=== Entries supplied ===

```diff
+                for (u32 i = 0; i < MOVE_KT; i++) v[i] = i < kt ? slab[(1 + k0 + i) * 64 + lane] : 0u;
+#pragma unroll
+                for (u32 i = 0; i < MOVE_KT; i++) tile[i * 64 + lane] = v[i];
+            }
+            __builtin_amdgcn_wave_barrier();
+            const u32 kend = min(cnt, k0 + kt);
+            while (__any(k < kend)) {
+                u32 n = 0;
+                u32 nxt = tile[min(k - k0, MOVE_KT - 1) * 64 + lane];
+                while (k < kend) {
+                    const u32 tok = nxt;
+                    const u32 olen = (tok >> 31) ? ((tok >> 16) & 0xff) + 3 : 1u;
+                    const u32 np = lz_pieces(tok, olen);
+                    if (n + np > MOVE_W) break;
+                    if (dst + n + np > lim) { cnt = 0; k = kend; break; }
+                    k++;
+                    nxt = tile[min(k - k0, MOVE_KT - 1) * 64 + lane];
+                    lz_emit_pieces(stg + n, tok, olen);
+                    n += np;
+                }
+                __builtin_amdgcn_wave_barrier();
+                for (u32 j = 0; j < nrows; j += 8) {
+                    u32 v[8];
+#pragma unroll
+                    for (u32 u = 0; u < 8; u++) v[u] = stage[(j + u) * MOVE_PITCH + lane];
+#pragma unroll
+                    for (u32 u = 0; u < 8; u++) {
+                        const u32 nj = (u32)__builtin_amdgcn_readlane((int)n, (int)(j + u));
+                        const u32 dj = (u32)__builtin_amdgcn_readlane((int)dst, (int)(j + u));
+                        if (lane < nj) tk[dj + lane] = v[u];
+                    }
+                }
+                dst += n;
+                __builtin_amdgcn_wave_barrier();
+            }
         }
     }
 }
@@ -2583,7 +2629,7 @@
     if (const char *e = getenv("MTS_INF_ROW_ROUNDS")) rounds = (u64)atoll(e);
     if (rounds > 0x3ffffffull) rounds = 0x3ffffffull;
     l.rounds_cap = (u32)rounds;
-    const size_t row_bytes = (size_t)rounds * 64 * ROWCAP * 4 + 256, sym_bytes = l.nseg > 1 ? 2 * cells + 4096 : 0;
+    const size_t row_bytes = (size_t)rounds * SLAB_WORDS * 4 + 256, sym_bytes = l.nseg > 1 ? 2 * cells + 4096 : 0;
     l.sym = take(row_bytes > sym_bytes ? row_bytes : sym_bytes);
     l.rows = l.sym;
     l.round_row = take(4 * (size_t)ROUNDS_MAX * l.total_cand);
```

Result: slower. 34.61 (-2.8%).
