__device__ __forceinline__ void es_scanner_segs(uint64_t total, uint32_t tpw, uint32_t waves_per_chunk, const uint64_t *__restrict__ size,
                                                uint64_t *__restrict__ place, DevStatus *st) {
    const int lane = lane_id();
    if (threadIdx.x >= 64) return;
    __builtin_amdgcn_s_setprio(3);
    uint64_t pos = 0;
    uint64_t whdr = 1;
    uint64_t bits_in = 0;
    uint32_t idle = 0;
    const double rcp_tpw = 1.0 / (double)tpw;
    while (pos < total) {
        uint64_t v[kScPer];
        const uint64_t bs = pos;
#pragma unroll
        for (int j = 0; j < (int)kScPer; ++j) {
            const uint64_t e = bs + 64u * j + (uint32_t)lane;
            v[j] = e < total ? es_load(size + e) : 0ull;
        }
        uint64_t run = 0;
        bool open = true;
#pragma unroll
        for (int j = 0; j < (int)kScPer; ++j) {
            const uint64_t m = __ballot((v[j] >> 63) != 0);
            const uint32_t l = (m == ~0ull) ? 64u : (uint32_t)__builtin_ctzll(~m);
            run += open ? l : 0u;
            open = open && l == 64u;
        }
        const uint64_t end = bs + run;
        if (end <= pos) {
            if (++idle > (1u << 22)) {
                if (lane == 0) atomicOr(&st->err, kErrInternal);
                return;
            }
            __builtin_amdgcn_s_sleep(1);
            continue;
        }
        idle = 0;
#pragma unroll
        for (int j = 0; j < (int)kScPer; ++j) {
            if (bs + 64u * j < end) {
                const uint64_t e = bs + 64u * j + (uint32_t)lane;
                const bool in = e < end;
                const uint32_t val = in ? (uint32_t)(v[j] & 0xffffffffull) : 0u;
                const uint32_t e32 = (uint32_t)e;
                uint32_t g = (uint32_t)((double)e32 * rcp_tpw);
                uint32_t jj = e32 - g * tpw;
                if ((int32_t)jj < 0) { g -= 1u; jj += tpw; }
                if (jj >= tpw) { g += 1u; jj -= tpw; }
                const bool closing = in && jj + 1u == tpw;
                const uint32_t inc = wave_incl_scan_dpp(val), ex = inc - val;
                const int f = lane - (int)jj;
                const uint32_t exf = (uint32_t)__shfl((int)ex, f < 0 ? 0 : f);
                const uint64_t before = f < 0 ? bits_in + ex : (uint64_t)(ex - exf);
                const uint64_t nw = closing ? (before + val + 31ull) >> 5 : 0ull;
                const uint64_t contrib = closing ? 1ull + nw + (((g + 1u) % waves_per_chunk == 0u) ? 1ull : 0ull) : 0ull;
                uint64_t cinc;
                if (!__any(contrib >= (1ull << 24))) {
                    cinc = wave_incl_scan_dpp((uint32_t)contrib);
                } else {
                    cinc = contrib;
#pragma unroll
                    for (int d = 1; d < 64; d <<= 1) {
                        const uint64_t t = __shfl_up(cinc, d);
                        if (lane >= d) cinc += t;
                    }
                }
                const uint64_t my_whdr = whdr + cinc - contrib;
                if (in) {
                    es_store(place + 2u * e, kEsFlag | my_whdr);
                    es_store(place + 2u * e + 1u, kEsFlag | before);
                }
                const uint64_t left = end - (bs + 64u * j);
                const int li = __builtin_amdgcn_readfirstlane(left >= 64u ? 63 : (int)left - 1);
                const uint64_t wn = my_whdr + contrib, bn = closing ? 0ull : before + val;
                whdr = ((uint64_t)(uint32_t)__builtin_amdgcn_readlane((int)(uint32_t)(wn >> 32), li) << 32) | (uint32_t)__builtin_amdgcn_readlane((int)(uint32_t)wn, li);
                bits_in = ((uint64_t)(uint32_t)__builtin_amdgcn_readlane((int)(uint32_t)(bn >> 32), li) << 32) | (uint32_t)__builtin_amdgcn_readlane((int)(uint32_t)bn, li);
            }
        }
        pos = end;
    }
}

===

### Exercise
Set down each line of the material above without a single alteration.

### Expected answer
```diff
+                for (u32 i = 0; i < MOVE_KT; i++) v[i] = i < kt ? slab[(1 + k0 + i) * 64 + lane] : 0u;
+#pragma unroll
+                for (u32 i = 0; i < MOVE_KT; i++) tile[i * 64 + lane] = v[i];
+            }
+            __builtin_amdgcn_wave_barrier();
+            const u32 kend = min(cnt, k0 + kt);
+            while (__any(k < kend)) {
+                u32 n = 0;
+                u32 nxt = tile[min(k - k0, MOVE_KT - 1) * 64 + lane];
+                while (k < kend) {
+                    const u32 tok = nxt;
+                    const u32 olen = (tok >> 31) ? ((tok >> 16) & 0xff) + 3 : 1u;
+                    const u32 np = lz_pieces(tok, olen);
+                    if (n + np > MOVE_W) break;
+                    if (dst + n + np > lim) { cnt = 0; k = kend; break; }
+                    k++;
+                    nxt = tile[min(k - k0, MOVE_KT - 1) * 64 + lane];
+                    lz_emit_pieces(stg + n, tok, olen);
+                    n += np;
+                }
+                __builtin_amdgcn_wave_barrier();
+                for (u32 j = 0; j < nrows; j += 8) {
+                    u32 v[8];
+#pragma unroll
+                    for (u32 u = 0; u < 8; u++) v[u] = stage[(j + u) * MOVE_PITCH + lane];
+#pragma unroll
+                    for (u32 u = 0; u < 8; u++) {
+                        const u32 nj = (u32)__builtin_amdgcn_readlane((int)n, (int)(j + u));
+                        const u32 dj = (u32)__builtin_amdgcn_readlane((int)dst, (int)(j + u));
+                        if (lane < nj) tk[dj + lane] = v[u];
+                    }
+                }
+                dst += n;
+                __builtin_amdgcn_wave_barrier();
+            }
         }
     }
 }
@@ -2583,7 +2629,7 @@
     if (const char *e = getenv("MTS_INF_ROW_ROUNDS")) rounds = (u64)atoll(e);
     if (rounds > 0x3ffffffull) rounds = 0x3ffffffull;
     l.rounds_cap = (u32)rounds;
-    const size_t row_bytes = (size_t)rounds * 64 * ROWCAP * 4 + 256, sym_bytes = l.nseg > 1 ? 2 * cells + 4096 : 0;
+    const size_t row_bytes = (size_t)rounds * SLAB_WORDS * 4 + 256, sym_bytes = l.nseg > 1 ? 2 * cells + 4096 : 0;
     l.sym = take(row_bytes > sym_bytes ? row_bytes : sym_bytes);
     l.rows = l.sym;
     l.round_row = take(4 * (size_t)ROUNDS_MAX * l.total_cand);
```

Result: slower. 34.61 (-2.8%).
__device__ __forceinline__ void es_scanner_segs(uint64_t total, uint32_t tpw, uint32_t waves_per_chunk, const uint64_t *__restrict__ size,
                                                uint64_t *__restrict__ place, DevStatus *st) {
    const int lane = lane_id();
    if (threadIdx.x >= 64) return;
    __builtin_amdgcn_s_setprio(3);
    uint64_t pos = 0;
    uint64_t whdr = 1;
    uint64_t bits_in = 0;
    uint32_t idle = 0;
    const double rcp_tpw = 1.0 / (double)tpw;
    while (pos < total) {
        uint64_t v[kScPer];
        const uint64_t bs = pos;
#pragma unroll
        for (int j = 0; j < (int)kScPer; ++j) {
            const uint64_t e = bs + 64u * j + (uint32_t)lane;
            v[j] = e < total ? es_load(size + e) : 0ull;
        }
        uint64_t run = 0;
        bool open = true;
#pragma unroll
        for (int j = 0; j < (int)kScPer; ++j) {
            const uint64_t m = __ballot((v[j] >> 63) != 0);
            const uint32_t l = (m == ~0ull) ? 64u : (uint32_t)__builtin_ctzll(~m);
            run += open ? l : 0u;
            open = open && l == 64u;
        }
        const uint64_t end = bs + run;
        if (end <= pos) {
            if (++idle > (1u << 22)) {
                if (lane == 0) atomicOr(&st->err, kErrInternal);
                return;
            }
            __builtin_amdgcn_s_sleep(1);
            continue;
        }
        idle = 0;
#pragma unroll
        for (int j = 0; j < (int)kScPer; ++j) {
            if (bs + 64u * j < end) {
                const uint64_t e = bs + 64u * j + (uint32_t)lane;
                const bool in = e < end;
                const uint32_t val = in ? (uint32_t)(v[j] & 0xffffffffull) : 0u;
                const uint32_t e32 = (uint32_t)e;
                uint32_t g = (uint32_t)((double)e32 * rcp_tpw);
                uint32_t jj = e32 - g * tpw;
                if ((int32_t)jj < 0) { g -= 1u; jj += tpw; }
                if (jj >= tpw) { g += 1u; jj -= tpw; }
                const bool closing = in && jj + 1u == tpw;
                const uint32_t inc = wave_incl_scan_dpp(val), ex = inc - val;
                const int f = lane - (int)jj;
                const uint32_t exf = (uint32_t)__shfl((int)ex, f < 0 ? 0 : f);
                const uint64_t before = f < 0 ? bits_in + ex : (uint64_t)(ex - exf);
                const uint64_t nw = closing ? (before + val + 31ull) >> 5 : 0ull;
                const uint64_t contrib = closing ? 1ull + nw + (((g + 1u) % waves_per_chunk == 0u) ? 1ull : 0ull) : 0ull;
                uint64_t cinc;
                if (!__any(contrib >= (1ull << 24))) {
                    cinc = wave_incl_scan_dpp((uint32_t)contrib);
                } else {
                    cinc = contrib;
#pragma unroll
                    for (int d = 1; d < 64; d <<= 1) {
                        const uint64_t t = __shfl_up(cinc, d);
                        if (lane >= d) cinc += t;
                    }
                }
                const uint64_t my_whdr = whdr + cinc - contrib;
                if (in) {
                    es_store(place + 2u * e, kEsFlag | my_whdr);
                    es_store(place + 2u * e + 1u, kEsFlag | before);
                }
                const uint64_t left = end - (bs + 64u * j);
                const int li = __builtin_amdgcn_readfirstlane(left >= 64u ? 63 : (int)left - 1);
                const uint64_t wn = my_whdr + contrib, bn = closing ? 0ull : before + val;
                whdr = ((uint64_t)(uint32_t)__builtin_amdgcn_readlane((int)(uint32_t)(wn >> 32), li) << 32) | (uint32_t)__builtin_amdgcn_readlane((int)(uint32_t)wn, li);
                bits_in = ((uint64_t)(uint32_t)__builtin_amdgcn_readlane((int)(uint32_t)(bn >> 32), li) << 32) | (uint32_t)__builtin_amdgcn_readlane((int)(uint32_t)bn, li);
            }
        }
        pos = end;
    }
}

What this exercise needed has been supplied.